Records contained in a dataset:

==========

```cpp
int catseg_debug_set_dconv3_blocks(int blocks);
int catseg_debug_set_dconv3_spec(int on);
int catseg_debug_set_dconv3_alt96(int on);
int catseg_debug_set_dwgrad3_blocks(int blocks);
int catseg_debug_set_dwgrad3_pl_blocks(int blocks);
int catseg_debug_set_dwgrad3_pl_form(int form);
int catseg_debug_set_dconv3_pl_slots(int slots);
int catseg_debug_set_dconv3_pl_pair(int mask);
int catseg_debug_dconv3_pl_occupancy(int C, int pair);
int catseg_debug_dwgrad3_pl_occupancy(int C);

int catseg_debug_set_h2w_slow_epilogue(int on);

int catseg_debug_set_b3_tile(int t);
int catseg_debug_plan_conv(const catseg_conv_desc* d, int op, int* out);

int catseg_debug_set_bilinear_bwd_fused(int on);
int catseg_debug_set_h2w_waves(int waves);

int catseg_debug_set_pconv1_wgrad_blocks(int n);

#ifdef __cplusplus
}
#endif
#endif
```

### miccai2021_cataract_semantic_segmentation_amd/_lib.py

```python
import ctypes as C
import os

import torch

_HERE = os.path.dirname(os.path.abspath(__file__))
LIB_PATH = os.environ.get("CATSEG_LIB") or os.path.join(_HERE, "libcatseg_hip.so")

if not os.path.exists(LIB_PATH):
    raise ImportError(
        "libcatseg_hip.so is missing (%s). Build it with `python -c 'import __graft_entry__ as g; g.build()'` "
        "or `make -C miccai2021_cataract_semantic_segmentation_amd/csrc`. There is no CPU fallback." % LIB_PATH)

lib = C.CDLL(LIB_PATH)

P, I, L, F, SZ = C.c_void_p, C.c_int, C.c_longlong, C.c_float, C.c_size_t


class ConvDesc(C.Structure):
    _fields_ = [(n, I) for n in ("B", "H", "W", "Cin", "Ho", "Wo", "Cout", "kh", "kw", "stride", "pad", "dil",
                                 "ldx", "ldy", "stem4", "groups")]


class BnApplyDesc(C.Structure):
    _fields_ = [("y", P), ("ldy", I), ("mean", P), ("scale", P), ("beta", P), ("residual", P), ("ldr", I), ("residual_record", P), ("z", P), ("ldz", I),
# ... 36 lines not shown
    "catseg_dconv3_pl_rows": (I, [I, I, I, I]),
    "catseg_planes_bytes": (SZ, [L, I]),
    "catseg_planes_from_f32": (I, [P, I, L, I, P, P, I, P]),
    "catseg_dconv3_pl": (I, [I, I, I, I, P, P, P, P, P, P, I, I, P, SZ, P, P, P]),
    "catseg_dconv3_pl_bnbwd": (I, [I, I, I, I, P, P, P, P, P, I, P, I, P, P, P, P, SZ, P, P]),
    "catseg_dwgrad3_pl_supported": (I, [I]),
    "catseg_dwgrad3_pl_workspace": (SZ, [I, I, I, I]),
    "catseg_dwgrad3_pl": (I, [I, I, I, I, P, P, P, P, P, P, SZ, P]),
    "catseg_bn_finalize_counts_bound": (I, [P, I, P, L, I, P, P, F, F, P, P, P, P, P, P, P]),
    "catseg_bn_backward_h2_workspace": (SZ, [L, I]),
    "catseg_head_fwd": (I, [P, I, P, P, P, P, P, I, L, I, P, I, I, P]),
    "catseg_head_backward_workspace": (SZ, [L, I]),
    "catseg_head_backward": (I, [P, I, P, I, P, P, P, P, I, L, I, P, P, P, P, P, P, P, P, P, P, P, SZ, P]),
    "catseg_head_fwd_drop": (I, [P, I, P, P, P, P, P, I, L, I, P, I, I, P, L, F, P]),
    "catseg_head_backward_drop": (I, [P, I, P, I, P, P, P, P, I, L, I, P, P, P, P, P, P, P, P, P, P, P, SZ, P, L, F, P]),
    "catseg_dropout2d_mask": (I, [P, F, I, I, P, P, P]),
    "catseg_dropout2d_mask_fixed": (I, [P, F, I, I, P, P, P]),
    "catseg_dropout2d_apply": (I, [P, I, P, L, I, L, P, I, P]),
    "catseg_maxpool2x2_fwd": (I, [P, I, P, I, P, I, I, I, I, P]),
    "catseg_maxpool2x2_bwd": (I, [P, I, P, P, I, I, I, I, I, P]),
    "catseg_bias_rows": (I, [P, P, I, L, I, P]),
    "catseg_bn_mask_bytes": (SZ, [L, I]),
    "catseg_conv2d_fwd_fused": (I, [P, P, P, P, P, I, I, P, P]),
    "catseg_fold_bn": (I, [P, P, P, P, P, P, F, I, I, P, P, P]),
    "catseg_conv2d_bwd_data": (I, [P, P, P, P, I, P]),
    "catseg_conv2d_bwd_weight_workspace": (SZ, [P]),
    "catseg_conv2d_bwd_weight": (I, [P, P, P, P, P, P, SZ, P]),
    "catseg_gemm_batched": (I, [I, I, I, I, I, P, I, L, P, I, L, P, I, L, I, I, P]),
    "catseg_sum_slabs": (I, [P, P, L, I, I, I, P]),
    "catseg_debug_set_tile": (I, [I, I]),
    "catseg_debug_set_splits": (I, [I]),
    "catseg_debug_set_strided_multi": (I, [I]),
    "catseg_debug_set_lovasz_prune": (I, [I]),
    "catseg_debug_set_wgrad_direct": (I, [I]),
    "catseg_debug_plan_conv": (I, [P, I, P]),
    "catseg_debug_set_b3_tile": (I, [I]),
    "catseg_debug_set_dconv3_blocks": (I, [I]),
    "catseg_debug_set_dconv3_pl_slots": (I, [I]),
    "catseg_debug_set_dconv3_pl_pair": (I, [I]),
    "catseg_debug_set_dwgrad3_pl_blocks": (I, [I]),
    "catseg_debug_set_dwgrad3_pl_form": (I, [I]),
    "catseg_debug_dconv3_pl_occupancy": (I, [I, I]),
    "catseg_debug_dwgrad3_pl_occupancy": (I, [I]),
    "catseg_debug_set_dconv3_spec": (I, [I]),
    "catseg_debug_set_dconv3_alt96": (I, [I]),
    "catseg_aug_pad_flip_u8": (I, [P, P, I, I, I, I, P, I, I, P]),
    "catseg_aug_box_blur": (I, [P, P, I, I, I, I, P, P, P, P]),
    "catseg_aug_color_op": (I, [P, I, I, I, P, P, P, SZ, P]),
    "catseg_split3_elems": (SZ, [L, I]),
    "catseg_split3": (I, [P, I, L, I, P, P]),
    "catseg_split3_weight_t": (I, [P, I, I, I, P, P]),
    "catseg_split3_blocked_elems": (SZ, [L, I]),
    "catseg_split3_blocked": (I, [P, L, I, I, P, P, P]),
    "catseg_split3_weight_blocked": (I, [P, I, I, I, P, P]),
    "catseg_split3_weight_t_blocked": (I, [P, I, I, I, P, P]),
    "catseg_conv2d_fwd_bf16x3_blocked": (I, [P, P, P, P, P, I, P, SZ, P, P, P]),
    "catseg_conv2d_bwd_data_bf16x3_blocked": (I, [P, P, P, P, I, P]),
    "catseg_conv2d_fwd_fused_bf16x3_blocked": (I, [P, P, P, P, P, I, I, P, P]),
    "catseg_split2h_blocked_elems": (SZ, [L, I]),
    "catseg_split2h_planar_elems": (SZ, [L, I]),
    "catseg_split2h": (I, [P, L, I, I, P, P, P, P]),
    "catseg_split2h_bound": (I, [P, L, I, I, P, P, P, P, P, P, P, P]),
    "catseg_conv2d_bwd_weight_f16x2_workspace": (SZ, [P]),
    "catseg_conv2d_bwd_weight_f16x2": (I, [P, P, P, P, P, P, P, SZ, P]),
    "catseg_conv2d_bwd_weight_f16x2_blocked": (I, [P, P, P, P, P, P, P, SZ, P]),
    "catseg_concat_bilinear_split2h": (I, [I, P, P, P, P, P, P, I, I, I, P, P, P]),
# ... 133 lines not shown
```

==========

_Work order_: Give back the entries above precisely as they appear.

_Your response_:
```cpp
int catseg_debug_set_dconv3_blocks(int blocks);
int catseg_debug_set_dconv3_spec(int on);
int catseg_debug_set_dconv3_alt96(int on);
int catseg_debug_set_dwgrad3_blocks(int blocks);
int catseg_debug_set_dwgrad3_pl_blocks(int blocks);
int catseg_debug_set_dwgrad3_pl_form(int form);
int catseg_debug_set_dconv3_pl_slots(int slots);
int catseg_debug_set_dconv3_pl_pair(int mask);
int catseg_debug_dconv3_pl_occupancy(int C, int pair);
int catseg_debug_dwgrad3_pl_occupancy(int C);

int catseg_debug_set_h2w_slow_epilogue(int on);

int catseg_debug_set_b3_tile(int t);
int catseg_debug_plan_conv(const catseg_conv_desc* d, int op, int* out);

int catseg_debug_set_bilinear_bwd_fused(int on);
int catseg_debug_set_h2w_waves(int waves);

int catseg_debug_set_pconv1_wgrad_blocks(int n);

#ifdef __cplusplus
}
#endif
#endif
```

### miccai2021_cataract_semantic_segmentation_amd/_lib.py

```python
import ctypes as C
import os

import torch

_HERE = os.path.dirname(os.path.abspath(__file__))
LIB_PATH = os.environ.get("CATSEG_LIB") or os.path.join(_HERE, "libcatseg_hip.so")

if not os.path.exists(LIB_PATH):
    raise ImportError(
        "libcatseg_hip.so is missing (%s). Build it with `python -c 'import __graft_entry__ as g; g.build()'` "
        "or `make -C miccai2021_cataract_semantic_segmentation_amd/csrc`. There is no CPU fallback." % LIB_PATH)

lib = C.CDLL(LIB_PATH)

P, I, L, F, SZ = C.c_void_p, C.c_int, C.c_longlong, C.c_float, C.c_size_t


class ConvDesc(C.Structure):
    _fields_ = [(n, I) for n in ("B", "H", "W", "Cin", "Ho", "Wo", "Cout", "kh", "kw", "stride", "pad", "dil",
                                 "ldx", "ldy", "stem4", "groups")]


class BnApplyDesc(C.Structure):
    _fields_ = [("y", P), ("ldy", I), ("mean", P), ("scale", P), ("beta", P), ("residual", P), ("ldr", I), ("residual_record", P), ("z", P), ("ldz", I),
# ... 36 lines not shown
    "catseg_dconv3_pl_rows": (I, [I, I, I, I]),
    "catseg_planes_bytes": (SZ, [L, I]),
    "catseg_planes_from_f32": (I, [P, I, L, I, P, P, I, P]),
    "catseg_dconv3_pl": (I, [I, I, I, I, P, P, P, P, P, P, I, I, P, SZ, P, P, P]),
    "catseg_dconv3_pl_bnbwd": (I, [I, I, I, I, P, P, P, P, P, I, P, I, P, P, P, P, SZ, P, P]),
    "catseg_dwgrad3_pl_supported": (I, [I]),
    "catseg_dwgrad3_pl_workspace": (SZ, [I, I, I, I]),
    "catseg_dwgrad3_pl": (I, [I, I, I, I, P, P, P, P, P, P, SZ, P]),
    "catseg_bn_finalize_counts_bound": (I, [P, I, P, L, I, P, P, F, F, P, P, P, P, P, P, P]),
    "catseg_bn_backward_h2_workspace": (SZ, [L, I]),
    "catseg_head_fwd": (I, [P, I, P, P, P, P, P, I, L, I, P, I, I, P]),
    "catseg_head_backward_workspace": (SZ, [L, I]),
    "catseg_head_backward": (I, [P, I, P, I, P, P, P, P, I, L, I, P, P, P, P, P, P, P, P, P, P, P, SZ, P]),
    "catseg_head_fwd_drop": (I, [P, I, P, P, P, P, P, I, L, I, P, I, I, P, L, F, P]),
    "catseg_head_backward_drop": (I, [P, I, P, I, P, P, P, P, I, L, I, P, P, P, P, P, P, P, P, P, P, P, SZ, P, L, F, P]),
    "catseg_dropout2d_mask": (I, [P, F, I, I, P, P, P]),
    "catseg_dropout2d_mask_fixed": (I, [P, F, I, I, P, P, P]),
    "catseg_dropout2d_apply": (I, [P, I, P, L, I, L, P, I, P]),
    "catseg_maxpool2x2_fwd": (I, [P, I, P, I, P, I, I, I, I, P]),
    "catseg_maxpool2x2_bwd": (I, [P, I, P, P, I, I, I, I, I, P]),
    "catseg_bias_rows": (I, [P, P, I, L, I, P]),
    "catseg_bn_mask_bytes": (SZ, [L, I]),
    "catseg_conv2d_fwd_fused": (I, [P, P, P, P, P, I, I, P, P]),
    "catseg_fold_bn": (I, [P, P, P, P, P, P, F, I, I, P, P, P]),
    "catseg_conv2d_bwd_data": (I, [P, P, P, P, I, P]),
    "catseg_conv2d_bwd_weight_workspace": (SZ, [P]),
    "catseg_conv2d_bwd_weight": (I, [P, P, P, P, P, P, SZ, P]),
    "catseg_gemm_batched": (I, [I, I, I, I, I, P, I, L, P, I, L, P, I, L, I, I, P]),
    "catseg_sum_slabs": (I, [P, P, L, I, I, I, P]),
    "catseg_debug_set_tile": (I, [I, I]),
    "catseg_debug_set_splits": (I, [I]),
    "catseg_debug_set_strided_multi": (I, [I]),
    "catseg_debug_set_lovasz_prune": (I, [I]),
    "catseg_debug_set_wgrad_direct": (I, [I]),
    "catseg_debug_plan_conv": (I, [P, I, P]),
    "catseg_debug_set_b3_tile": (I, [I]),
    "catseg_debug_set_dconv3_blocks": (I, [I]),
    "catseg_debug_set_dconv3_pl_slots": (I, [I]),
    "catseg_debug_set_dconv3_pl_pair": (I, [I]),
    "catseg_debug_set_dwgrad3_pl_blocks": (I, [I]),
    "catseg_debug_set_dwgrad3_pl_form": (I, [I]),
    "catseg_debug_dconv3_pl_occupancy": (I, [I, I]),
    "catseg_debug_dwgrad3_pl_occupancy": (I, [I]),
    "catseg_debug_set_dconv3_spec": (I, [I]),
    "catseg_debug_set_dconv3_alt96": (I, [I]),
    "catseg_aug_pad_flip_u8": (I, [P, P, I, I, I, I, P, I, I, P]),
    "catseg_aug_box_blur": (I, [P, P, I, I, I, I, P, P, P, P]),
    "catseg_aug_color_op": (I, [P, I, I, I, P, P, P, SZ, P]),
    "catseg_split3_elems": (SZ, [L, I]),
    "catseg_split3": (I, [P, I, L, I, P, P]),
    "catseg_split3_weight_t": (I, [P, I, I, I, P, P]),
    "catseg_split3_blocked_elems": (SZ, [L, I]),
    "catseg_split3_blocked": (I, [P, L, I, I, P, P, P]),
    "catseg_split3_weight_blocked": (I, [P, I, I, I, P, P]),
    "catseg_split3_weight_t_blocked": (I, [P, I, I, I, P, P]),
    "catseg_conv2d_fwd_bf16x3_blocked": (I, [P, P, P, P, P, I, P, SZ, P, P, P]),
    "catseg_conv2d_bwd_data_bf16x3_blocked": (I, [P, P, P, P, I, P]),
    "catseg_conv2d_fwd_fused_bf16x3_blocked": (I, [P, P, P, P, P, I, I, P, P]),
    "catseg_split2h_blocked_elems": (SZ, [L, I]),
    "catseg_split2h_planar_elems": (SZ, [L, I]),
    "catseg_split2h": (I, [P, L, I, I, P, P, P, P]),
    "catseg_split2h_bound": (I, [P, L, I, I, P, P, P, P, P, P, P, P]),
    "catseg_conv2d_bwd_weight_f16x2_workspace": (SZ, [P]),
    "catseg_conv2d_bwd_weight_f16x2": (I, [P, P, P, P, P, P, P, SZ, P]),
    "catseg_conv2d_bwd_weight_f16x2_blocked": (I, [P, P, P, P, P, P, P, SZ, P]),
    "catseg_concat_bilinear_split2h": (I, [I, P, P, P, P, P, P, I, I, I, P, P, P]),
# ... 133 lines not shown
```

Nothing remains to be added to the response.